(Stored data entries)
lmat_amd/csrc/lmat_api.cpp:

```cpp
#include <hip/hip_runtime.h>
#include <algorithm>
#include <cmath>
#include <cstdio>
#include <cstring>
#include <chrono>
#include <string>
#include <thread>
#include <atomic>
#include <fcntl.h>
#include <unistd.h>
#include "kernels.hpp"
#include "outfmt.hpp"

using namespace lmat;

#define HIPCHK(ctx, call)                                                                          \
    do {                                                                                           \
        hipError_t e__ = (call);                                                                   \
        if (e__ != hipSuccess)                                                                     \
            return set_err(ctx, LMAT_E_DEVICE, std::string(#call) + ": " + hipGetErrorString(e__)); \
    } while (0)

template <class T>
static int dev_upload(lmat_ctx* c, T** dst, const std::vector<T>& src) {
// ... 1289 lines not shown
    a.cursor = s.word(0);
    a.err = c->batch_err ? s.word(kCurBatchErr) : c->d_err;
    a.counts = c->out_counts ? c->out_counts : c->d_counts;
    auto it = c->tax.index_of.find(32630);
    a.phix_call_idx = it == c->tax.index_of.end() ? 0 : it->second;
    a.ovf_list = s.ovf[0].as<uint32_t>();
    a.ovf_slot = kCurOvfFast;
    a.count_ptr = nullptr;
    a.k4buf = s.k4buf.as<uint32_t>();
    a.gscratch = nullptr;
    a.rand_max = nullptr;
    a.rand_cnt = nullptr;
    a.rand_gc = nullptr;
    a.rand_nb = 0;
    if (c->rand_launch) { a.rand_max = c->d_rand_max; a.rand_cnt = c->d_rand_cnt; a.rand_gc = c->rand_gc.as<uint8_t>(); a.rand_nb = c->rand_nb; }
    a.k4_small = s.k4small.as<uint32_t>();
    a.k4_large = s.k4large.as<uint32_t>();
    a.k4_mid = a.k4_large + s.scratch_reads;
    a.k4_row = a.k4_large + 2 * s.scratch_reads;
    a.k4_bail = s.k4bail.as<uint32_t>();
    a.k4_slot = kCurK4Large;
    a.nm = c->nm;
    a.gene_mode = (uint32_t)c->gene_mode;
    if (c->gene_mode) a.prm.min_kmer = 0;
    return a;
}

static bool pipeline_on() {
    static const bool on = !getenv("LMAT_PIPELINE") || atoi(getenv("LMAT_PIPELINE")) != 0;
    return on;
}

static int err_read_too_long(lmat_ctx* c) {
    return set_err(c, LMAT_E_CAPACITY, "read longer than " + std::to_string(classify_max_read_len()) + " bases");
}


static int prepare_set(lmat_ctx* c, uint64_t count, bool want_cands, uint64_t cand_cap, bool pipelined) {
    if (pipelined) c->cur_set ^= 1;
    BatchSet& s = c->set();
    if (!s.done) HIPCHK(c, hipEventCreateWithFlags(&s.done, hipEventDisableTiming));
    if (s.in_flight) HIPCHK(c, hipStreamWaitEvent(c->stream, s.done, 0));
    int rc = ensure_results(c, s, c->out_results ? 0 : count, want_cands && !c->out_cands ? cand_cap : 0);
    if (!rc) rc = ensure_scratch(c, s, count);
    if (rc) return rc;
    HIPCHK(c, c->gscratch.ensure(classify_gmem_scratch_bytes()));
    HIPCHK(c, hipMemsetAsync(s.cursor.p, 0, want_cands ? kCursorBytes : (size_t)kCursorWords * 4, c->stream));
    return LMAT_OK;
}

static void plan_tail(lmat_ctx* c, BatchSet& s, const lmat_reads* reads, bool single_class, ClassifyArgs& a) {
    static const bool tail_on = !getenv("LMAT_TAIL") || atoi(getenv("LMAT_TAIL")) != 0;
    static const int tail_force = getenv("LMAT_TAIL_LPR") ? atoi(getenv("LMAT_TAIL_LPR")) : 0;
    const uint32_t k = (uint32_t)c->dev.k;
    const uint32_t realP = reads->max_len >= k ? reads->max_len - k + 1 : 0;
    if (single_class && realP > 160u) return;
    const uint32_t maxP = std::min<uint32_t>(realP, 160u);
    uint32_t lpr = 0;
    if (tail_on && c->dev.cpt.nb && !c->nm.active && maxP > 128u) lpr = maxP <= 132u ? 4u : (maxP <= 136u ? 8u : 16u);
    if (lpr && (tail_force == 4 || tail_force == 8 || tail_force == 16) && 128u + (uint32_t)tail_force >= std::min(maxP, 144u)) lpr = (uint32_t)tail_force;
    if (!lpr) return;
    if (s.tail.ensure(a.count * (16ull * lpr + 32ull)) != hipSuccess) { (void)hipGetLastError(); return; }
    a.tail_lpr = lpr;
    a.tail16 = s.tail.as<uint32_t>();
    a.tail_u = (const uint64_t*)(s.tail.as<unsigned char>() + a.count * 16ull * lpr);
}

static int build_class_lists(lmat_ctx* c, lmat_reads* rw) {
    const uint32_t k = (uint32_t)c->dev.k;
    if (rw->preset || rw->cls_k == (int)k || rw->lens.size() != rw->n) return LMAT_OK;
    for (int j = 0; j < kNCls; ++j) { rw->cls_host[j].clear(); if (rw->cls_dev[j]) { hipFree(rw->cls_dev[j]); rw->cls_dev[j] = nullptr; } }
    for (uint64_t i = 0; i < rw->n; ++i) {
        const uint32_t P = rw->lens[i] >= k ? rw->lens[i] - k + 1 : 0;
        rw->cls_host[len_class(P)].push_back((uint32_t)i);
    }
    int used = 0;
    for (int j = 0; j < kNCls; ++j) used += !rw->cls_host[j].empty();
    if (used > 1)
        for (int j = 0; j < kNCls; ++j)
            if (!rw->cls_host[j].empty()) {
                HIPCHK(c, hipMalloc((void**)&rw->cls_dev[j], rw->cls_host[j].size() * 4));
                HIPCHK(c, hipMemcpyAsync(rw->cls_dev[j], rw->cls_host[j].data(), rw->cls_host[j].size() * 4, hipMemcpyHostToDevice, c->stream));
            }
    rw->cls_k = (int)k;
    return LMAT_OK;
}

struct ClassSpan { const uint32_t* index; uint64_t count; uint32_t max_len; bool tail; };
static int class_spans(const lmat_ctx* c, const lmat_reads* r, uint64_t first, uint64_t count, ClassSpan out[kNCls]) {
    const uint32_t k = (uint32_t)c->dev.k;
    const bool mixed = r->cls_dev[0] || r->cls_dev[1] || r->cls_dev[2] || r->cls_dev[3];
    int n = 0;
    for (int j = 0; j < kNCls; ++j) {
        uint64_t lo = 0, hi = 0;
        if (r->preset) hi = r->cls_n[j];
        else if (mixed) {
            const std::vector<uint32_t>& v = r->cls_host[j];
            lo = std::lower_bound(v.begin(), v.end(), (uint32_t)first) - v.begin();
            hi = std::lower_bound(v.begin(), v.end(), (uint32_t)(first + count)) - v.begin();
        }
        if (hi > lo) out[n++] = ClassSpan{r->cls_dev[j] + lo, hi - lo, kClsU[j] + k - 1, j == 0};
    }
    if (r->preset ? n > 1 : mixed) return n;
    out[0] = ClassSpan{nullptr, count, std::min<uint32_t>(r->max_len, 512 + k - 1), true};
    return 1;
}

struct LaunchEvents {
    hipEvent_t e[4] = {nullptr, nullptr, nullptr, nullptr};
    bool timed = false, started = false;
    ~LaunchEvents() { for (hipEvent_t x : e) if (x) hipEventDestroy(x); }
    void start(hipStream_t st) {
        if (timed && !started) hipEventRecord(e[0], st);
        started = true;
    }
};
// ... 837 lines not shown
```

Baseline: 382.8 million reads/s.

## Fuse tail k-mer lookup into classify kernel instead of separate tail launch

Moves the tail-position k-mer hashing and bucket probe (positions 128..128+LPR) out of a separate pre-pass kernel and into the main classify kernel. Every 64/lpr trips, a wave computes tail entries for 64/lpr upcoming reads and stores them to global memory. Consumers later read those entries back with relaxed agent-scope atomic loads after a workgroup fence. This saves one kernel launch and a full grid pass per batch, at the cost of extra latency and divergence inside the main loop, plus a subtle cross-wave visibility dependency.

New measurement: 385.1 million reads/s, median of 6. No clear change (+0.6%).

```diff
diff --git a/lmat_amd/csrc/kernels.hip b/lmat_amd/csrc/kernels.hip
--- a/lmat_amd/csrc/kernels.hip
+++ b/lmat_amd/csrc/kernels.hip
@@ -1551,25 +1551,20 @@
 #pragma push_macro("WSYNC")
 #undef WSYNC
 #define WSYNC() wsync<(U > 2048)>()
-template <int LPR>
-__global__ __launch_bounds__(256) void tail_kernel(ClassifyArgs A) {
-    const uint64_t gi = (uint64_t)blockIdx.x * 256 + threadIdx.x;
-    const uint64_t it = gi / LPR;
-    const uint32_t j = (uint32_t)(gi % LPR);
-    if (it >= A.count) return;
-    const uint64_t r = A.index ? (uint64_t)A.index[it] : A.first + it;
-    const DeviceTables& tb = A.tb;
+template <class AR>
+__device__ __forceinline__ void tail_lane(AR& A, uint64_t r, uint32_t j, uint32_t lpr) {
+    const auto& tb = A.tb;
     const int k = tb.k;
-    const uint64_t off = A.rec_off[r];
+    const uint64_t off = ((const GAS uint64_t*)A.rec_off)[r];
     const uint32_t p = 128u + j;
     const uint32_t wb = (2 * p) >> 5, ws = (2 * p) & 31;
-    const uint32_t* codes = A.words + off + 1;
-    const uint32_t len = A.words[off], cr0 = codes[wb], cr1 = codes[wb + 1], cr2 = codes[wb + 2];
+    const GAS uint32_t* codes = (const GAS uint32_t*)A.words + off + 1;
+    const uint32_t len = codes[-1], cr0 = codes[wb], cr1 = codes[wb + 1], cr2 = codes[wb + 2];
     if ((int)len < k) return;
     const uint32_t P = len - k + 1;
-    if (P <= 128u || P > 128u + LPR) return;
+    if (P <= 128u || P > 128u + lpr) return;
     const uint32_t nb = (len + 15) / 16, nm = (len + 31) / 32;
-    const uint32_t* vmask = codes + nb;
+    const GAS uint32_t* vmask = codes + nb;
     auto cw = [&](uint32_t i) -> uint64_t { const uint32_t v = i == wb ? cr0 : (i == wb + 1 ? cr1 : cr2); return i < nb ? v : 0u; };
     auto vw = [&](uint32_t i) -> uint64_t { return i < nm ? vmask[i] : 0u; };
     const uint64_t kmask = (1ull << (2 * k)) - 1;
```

...

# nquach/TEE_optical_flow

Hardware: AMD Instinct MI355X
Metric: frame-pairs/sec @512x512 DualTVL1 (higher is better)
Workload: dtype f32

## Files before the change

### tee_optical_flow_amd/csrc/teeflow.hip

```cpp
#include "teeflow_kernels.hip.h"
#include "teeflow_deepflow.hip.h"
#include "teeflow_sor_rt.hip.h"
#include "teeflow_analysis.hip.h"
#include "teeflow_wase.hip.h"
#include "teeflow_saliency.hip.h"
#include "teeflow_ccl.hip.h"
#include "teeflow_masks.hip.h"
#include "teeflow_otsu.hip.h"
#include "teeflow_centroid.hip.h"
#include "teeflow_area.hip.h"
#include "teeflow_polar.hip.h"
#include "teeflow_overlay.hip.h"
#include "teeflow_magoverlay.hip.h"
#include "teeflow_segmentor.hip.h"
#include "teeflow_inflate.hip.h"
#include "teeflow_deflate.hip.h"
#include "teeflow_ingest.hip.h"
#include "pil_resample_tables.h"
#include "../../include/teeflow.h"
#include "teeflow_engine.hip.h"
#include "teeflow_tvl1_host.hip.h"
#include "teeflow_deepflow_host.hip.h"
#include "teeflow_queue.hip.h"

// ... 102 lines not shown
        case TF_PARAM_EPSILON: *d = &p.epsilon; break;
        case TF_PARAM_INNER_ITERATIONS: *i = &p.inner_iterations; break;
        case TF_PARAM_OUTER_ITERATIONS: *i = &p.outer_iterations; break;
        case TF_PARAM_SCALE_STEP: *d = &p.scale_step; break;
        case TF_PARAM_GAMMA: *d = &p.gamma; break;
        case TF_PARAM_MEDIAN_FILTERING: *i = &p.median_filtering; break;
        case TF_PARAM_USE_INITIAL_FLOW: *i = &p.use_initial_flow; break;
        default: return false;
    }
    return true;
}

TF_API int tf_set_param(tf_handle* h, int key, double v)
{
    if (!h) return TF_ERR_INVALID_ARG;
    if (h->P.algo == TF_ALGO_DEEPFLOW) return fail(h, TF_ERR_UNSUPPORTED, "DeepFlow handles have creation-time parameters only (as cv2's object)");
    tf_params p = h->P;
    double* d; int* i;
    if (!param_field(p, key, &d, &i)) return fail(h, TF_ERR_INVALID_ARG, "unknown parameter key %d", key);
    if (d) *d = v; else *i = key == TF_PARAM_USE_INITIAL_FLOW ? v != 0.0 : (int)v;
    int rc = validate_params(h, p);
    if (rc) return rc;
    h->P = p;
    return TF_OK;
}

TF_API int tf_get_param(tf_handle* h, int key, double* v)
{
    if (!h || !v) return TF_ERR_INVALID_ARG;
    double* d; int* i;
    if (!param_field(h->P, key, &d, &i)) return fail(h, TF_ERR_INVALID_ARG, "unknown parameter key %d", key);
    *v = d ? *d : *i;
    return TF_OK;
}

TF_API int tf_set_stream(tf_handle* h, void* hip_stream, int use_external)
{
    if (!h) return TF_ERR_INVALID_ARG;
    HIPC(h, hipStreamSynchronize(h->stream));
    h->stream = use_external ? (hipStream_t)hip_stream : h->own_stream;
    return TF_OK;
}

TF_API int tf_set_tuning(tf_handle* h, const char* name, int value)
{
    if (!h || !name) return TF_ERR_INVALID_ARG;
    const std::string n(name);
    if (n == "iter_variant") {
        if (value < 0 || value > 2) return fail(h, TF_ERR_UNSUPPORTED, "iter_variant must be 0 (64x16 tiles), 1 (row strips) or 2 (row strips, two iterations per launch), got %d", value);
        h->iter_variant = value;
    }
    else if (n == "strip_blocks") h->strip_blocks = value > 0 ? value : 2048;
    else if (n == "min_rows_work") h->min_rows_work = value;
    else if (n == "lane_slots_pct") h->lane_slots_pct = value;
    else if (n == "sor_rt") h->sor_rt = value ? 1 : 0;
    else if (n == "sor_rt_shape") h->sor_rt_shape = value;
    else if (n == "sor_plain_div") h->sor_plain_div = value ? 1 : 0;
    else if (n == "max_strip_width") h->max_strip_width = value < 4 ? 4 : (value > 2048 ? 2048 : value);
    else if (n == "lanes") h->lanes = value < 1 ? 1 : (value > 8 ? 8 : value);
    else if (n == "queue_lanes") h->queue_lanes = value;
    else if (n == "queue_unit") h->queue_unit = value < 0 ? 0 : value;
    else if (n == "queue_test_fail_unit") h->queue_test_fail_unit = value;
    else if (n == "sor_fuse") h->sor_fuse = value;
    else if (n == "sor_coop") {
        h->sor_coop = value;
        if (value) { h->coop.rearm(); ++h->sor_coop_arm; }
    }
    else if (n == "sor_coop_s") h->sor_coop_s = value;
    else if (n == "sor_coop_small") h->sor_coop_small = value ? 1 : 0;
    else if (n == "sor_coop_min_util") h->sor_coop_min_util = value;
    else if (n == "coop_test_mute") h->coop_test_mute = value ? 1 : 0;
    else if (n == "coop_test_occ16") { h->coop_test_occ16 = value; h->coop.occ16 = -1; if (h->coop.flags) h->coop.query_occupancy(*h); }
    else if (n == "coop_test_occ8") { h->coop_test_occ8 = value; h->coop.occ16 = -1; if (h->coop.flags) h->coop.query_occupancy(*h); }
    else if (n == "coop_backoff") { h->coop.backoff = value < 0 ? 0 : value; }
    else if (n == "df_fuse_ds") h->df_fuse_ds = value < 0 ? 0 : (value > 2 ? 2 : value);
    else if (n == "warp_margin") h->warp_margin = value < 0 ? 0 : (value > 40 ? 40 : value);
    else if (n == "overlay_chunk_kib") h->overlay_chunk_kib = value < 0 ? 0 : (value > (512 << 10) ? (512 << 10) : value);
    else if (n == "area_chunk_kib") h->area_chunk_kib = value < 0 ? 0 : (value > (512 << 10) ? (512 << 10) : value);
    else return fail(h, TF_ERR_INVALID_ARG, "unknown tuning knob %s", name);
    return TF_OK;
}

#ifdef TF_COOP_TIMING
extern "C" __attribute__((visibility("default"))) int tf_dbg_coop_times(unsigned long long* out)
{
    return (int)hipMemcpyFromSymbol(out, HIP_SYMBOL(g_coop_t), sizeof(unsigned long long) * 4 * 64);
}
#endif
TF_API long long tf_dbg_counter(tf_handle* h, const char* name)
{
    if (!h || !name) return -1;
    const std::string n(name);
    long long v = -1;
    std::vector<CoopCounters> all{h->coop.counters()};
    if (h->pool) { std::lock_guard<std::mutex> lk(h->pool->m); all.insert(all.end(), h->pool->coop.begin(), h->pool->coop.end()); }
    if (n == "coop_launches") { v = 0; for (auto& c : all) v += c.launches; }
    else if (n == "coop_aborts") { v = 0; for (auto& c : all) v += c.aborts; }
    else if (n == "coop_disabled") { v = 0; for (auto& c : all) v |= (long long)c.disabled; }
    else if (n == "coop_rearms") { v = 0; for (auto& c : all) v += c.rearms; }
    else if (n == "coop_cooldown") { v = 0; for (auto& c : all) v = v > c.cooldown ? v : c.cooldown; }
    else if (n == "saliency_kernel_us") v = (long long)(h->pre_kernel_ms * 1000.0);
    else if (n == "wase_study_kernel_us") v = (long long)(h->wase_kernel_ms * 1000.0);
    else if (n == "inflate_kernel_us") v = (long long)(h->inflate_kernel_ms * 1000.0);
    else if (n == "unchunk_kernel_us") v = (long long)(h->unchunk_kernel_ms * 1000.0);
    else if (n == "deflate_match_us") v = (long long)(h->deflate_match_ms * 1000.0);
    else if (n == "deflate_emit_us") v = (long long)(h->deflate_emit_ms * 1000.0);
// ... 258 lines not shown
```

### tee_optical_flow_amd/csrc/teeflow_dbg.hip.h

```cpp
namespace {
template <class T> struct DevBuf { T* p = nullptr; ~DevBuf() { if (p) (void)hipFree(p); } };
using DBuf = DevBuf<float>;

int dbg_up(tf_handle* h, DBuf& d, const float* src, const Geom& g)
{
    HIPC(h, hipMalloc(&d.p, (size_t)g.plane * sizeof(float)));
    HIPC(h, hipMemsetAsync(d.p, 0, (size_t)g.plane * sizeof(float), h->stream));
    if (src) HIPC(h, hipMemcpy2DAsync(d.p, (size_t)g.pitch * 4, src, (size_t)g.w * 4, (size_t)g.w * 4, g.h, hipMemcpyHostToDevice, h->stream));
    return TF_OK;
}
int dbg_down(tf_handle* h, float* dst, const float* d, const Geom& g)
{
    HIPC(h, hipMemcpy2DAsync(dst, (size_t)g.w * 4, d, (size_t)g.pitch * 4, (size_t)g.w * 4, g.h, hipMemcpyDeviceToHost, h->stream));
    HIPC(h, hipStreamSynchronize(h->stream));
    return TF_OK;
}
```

▶ **WORK INSTRUCTIONS**
Copy from the entries only those lines that hold the word "pipelined".

▶ **RESPONSE**
static int prepare_set(lmat_ctx* c, uint64_t count, bool want_cands, uint64_t cand_cap, bool pipelined) {
    if (pipelined) c->cur_set ^= 1;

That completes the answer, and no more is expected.